[Opening EXCERPTED RECORDS section]

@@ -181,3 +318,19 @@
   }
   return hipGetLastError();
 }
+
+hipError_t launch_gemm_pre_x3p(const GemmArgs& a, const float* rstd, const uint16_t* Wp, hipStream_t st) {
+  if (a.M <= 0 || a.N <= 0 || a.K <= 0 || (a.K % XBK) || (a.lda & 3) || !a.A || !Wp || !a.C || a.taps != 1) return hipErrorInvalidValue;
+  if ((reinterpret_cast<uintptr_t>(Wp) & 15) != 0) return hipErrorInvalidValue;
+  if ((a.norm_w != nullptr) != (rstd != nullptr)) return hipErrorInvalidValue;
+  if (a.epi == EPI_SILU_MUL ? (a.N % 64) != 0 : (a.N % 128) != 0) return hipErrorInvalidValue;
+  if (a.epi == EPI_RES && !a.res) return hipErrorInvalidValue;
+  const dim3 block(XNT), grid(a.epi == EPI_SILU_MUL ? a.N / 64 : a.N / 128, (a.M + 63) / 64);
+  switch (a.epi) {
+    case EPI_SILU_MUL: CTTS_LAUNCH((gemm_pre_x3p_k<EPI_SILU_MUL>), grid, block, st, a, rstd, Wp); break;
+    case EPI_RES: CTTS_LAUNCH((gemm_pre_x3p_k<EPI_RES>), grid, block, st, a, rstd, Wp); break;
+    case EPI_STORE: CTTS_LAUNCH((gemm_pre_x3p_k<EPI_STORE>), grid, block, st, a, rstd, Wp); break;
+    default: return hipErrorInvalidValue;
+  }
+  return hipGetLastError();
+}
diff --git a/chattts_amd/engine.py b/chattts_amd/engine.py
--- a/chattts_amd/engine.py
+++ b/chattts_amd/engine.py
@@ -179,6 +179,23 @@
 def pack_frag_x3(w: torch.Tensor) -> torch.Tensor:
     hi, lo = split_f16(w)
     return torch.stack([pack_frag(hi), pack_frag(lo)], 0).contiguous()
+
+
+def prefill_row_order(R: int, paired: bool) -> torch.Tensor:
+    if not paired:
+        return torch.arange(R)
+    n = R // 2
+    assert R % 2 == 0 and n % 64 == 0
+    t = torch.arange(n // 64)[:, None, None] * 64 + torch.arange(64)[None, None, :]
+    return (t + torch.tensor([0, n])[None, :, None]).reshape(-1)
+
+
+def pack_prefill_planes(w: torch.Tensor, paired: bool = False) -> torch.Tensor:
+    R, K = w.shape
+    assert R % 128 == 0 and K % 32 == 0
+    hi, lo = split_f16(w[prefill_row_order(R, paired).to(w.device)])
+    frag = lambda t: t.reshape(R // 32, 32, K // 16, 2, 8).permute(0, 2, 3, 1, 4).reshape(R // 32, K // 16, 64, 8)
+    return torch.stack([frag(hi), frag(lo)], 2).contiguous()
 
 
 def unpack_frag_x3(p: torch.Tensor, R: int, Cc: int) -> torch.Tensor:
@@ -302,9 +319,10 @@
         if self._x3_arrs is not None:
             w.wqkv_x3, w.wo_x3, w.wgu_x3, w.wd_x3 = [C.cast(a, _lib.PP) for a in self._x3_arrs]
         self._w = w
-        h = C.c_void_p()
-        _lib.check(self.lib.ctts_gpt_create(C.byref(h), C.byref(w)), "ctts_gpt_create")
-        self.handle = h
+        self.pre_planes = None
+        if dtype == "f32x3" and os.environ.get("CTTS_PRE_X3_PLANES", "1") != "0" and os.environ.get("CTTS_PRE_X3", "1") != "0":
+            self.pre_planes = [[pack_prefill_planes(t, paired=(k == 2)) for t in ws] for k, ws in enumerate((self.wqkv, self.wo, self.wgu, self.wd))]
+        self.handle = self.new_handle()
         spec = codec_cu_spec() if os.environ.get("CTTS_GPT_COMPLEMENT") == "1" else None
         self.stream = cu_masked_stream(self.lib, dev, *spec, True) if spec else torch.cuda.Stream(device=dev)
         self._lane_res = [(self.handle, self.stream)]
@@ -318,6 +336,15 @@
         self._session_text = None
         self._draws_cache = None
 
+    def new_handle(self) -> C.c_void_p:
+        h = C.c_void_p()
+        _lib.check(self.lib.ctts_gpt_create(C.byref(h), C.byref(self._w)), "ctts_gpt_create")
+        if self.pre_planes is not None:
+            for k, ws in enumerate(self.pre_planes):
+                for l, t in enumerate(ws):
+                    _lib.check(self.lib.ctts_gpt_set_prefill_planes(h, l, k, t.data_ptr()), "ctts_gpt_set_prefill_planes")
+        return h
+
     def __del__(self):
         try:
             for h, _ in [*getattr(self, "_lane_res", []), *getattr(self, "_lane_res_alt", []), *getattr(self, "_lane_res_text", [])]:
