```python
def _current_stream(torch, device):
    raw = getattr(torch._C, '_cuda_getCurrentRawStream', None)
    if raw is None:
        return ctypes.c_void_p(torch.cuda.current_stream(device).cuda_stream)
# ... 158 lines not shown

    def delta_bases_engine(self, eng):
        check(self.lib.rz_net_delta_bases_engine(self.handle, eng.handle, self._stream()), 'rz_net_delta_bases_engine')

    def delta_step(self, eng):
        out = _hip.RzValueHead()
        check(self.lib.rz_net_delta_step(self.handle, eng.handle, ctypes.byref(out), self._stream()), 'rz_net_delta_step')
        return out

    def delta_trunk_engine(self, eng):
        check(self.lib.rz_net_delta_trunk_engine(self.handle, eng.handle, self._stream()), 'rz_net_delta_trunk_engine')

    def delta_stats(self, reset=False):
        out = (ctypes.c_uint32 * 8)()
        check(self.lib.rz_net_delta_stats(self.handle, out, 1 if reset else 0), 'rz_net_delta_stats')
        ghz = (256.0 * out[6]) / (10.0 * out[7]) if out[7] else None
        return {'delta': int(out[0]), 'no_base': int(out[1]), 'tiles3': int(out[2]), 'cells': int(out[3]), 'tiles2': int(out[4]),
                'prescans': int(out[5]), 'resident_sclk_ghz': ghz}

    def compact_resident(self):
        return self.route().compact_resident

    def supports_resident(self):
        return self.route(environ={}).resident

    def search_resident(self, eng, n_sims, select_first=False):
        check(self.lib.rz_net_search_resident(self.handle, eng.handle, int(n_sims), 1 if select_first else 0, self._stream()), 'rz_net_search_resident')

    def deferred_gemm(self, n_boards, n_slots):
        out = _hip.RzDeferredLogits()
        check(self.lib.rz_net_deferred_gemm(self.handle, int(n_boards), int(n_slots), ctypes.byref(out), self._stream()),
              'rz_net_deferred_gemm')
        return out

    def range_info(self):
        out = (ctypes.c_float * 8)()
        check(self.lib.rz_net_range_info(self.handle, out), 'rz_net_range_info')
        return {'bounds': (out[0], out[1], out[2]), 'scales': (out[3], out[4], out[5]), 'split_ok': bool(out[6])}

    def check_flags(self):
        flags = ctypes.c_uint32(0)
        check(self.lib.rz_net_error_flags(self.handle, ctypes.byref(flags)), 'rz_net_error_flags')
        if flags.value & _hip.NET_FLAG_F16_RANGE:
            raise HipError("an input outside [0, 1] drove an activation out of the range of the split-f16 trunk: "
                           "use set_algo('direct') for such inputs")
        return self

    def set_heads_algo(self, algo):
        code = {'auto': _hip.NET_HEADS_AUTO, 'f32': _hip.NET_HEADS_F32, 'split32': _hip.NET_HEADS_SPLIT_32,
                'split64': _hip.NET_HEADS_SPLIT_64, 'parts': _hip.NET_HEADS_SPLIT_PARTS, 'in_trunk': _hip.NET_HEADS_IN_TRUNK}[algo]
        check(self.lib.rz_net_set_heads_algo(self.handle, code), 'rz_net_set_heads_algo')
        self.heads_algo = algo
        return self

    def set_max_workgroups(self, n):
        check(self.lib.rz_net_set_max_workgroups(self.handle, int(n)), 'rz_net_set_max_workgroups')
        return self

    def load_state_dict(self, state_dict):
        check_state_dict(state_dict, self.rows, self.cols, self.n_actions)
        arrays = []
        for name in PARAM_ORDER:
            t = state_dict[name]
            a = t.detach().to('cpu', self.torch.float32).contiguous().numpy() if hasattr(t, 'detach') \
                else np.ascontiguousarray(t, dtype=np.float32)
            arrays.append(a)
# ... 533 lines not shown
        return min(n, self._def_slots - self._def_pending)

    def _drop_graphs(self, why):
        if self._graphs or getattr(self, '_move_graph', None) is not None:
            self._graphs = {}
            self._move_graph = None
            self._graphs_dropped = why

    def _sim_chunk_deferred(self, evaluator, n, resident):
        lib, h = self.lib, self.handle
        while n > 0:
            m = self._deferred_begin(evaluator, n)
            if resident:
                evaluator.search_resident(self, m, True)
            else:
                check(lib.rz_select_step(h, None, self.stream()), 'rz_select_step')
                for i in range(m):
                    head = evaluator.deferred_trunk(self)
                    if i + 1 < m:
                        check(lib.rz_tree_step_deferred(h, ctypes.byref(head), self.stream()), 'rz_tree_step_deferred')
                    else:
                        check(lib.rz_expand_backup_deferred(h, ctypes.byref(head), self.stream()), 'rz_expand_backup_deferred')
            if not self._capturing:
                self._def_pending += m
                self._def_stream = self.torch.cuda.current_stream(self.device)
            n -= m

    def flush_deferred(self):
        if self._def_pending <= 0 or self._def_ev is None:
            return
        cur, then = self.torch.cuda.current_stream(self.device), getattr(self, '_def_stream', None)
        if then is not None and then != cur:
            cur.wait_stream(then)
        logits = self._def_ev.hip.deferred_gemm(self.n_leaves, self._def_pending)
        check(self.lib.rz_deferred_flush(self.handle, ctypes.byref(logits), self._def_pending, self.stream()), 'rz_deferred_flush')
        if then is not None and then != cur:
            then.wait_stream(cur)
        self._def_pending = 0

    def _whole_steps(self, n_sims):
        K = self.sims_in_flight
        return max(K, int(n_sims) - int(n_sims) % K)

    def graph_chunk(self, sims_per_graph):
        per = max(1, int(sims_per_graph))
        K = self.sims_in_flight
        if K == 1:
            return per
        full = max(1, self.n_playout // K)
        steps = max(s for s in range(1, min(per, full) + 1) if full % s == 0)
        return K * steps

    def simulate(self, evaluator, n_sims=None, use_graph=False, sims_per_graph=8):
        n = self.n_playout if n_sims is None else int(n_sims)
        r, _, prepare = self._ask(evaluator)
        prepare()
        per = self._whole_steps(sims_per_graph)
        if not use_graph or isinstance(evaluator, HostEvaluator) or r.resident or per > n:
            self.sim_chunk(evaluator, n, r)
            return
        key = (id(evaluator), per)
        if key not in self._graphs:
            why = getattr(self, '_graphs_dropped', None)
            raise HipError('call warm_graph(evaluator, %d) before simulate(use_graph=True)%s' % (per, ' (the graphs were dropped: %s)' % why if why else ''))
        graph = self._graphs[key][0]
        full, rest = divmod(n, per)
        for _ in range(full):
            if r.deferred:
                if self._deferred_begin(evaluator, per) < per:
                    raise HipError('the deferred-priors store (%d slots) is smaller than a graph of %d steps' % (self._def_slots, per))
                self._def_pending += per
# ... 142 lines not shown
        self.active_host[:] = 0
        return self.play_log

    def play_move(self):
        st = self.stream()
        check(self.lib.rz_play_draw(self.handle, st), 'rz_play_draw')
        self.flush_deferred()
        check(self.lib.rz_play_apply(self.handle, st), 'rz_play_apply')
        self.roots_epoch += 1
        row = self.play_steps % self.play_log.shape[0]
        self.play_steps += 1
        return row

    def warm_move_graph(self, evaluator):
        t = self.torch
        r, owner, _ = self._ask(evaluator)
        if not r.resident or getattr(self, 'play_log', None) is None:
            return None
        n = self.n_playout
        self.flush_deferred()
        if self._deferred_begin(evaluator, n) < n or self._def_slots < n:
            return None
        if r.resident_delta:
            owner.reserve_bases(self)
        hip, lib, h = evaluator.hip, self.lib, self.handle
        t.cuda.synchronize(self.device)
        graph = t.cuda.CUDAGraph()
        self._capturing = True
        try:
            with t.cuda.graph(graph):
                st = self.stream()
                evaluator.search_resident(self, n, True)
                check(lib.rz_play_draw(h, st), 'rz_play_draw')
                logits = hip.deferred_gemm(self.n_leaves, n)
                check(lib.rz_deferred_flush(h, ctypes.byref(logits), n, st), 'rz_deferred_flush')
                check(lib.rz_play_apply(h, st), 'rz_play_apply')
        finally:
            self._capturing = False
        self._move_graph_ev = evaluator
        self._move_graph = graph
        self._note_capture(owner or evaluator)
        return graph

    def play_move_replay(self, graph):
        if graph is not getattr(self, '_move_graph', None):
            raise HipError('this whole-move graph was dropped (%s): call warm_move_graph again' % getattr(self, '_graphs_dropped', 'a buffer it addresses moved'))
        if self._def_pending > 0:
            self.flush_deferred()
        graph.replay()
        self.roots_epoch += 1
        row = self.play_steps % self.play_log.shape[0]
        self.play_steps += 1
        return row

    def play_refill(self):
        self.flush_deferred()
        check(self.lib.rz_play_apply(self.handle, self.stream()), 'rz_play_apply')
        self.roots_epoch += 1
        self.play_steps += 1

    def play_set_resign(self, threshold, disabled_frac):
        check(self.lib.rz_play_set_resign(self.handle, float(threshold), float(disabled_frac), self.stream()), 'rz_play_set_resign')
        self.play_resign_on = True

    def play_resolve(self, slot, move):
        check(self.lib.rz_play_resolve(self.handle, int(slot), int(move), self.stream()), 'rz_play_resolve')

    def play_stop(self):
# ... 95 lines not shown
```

[Closing EXCERPTED RECORDS section]

:: ASSIGNMENT ::
Lines in the data that hold "byref" must be located and copied.

:: RESPONSE TO THE TASK ::
-        _lib.check(self.lib.ctts_gpt_create(C.byref(h), C.byref(w)), "ctts_gpt_create")
+        _lib.check(self.lib.ctts_gpt_create(C.byref(h), C.byref(self._w)), "ctts_gpt_create")
        check(self.lib.rz_net_delta_step(self.handle, eng.handle, ctypes.byref(out), self._stream()), 'rz_net_delta_step')
        check(self.lib.rz_net_deferred_gemm(self.handle, int(n_boards), int(n_slots), ctypes.byref(out), self._stream()),
        check(self.lib.rz_net_error_flags(self.handle, ctypes.byref(flags)), 'rz_net_error_flags')
                        check(lib.rz_tree_step_deferred(h, ctypes.byref(head), self.stream()), 'rz_tree_step_deferred')
                        check(lib.rz_expand_backup_deferred(h, ctypes.byref(head), self.stream()), 'rz_expand_backup_deferred')
        check(self.lib.rz_deferred_flush(self.handle, ctypes.byref(logits), self._def_pending, self.stream()), 'rz_deferred_flush')
                check(lib.rz_deferred_flush(h, ctypes.byref(logits), n, st), 'rz_deferred_flush')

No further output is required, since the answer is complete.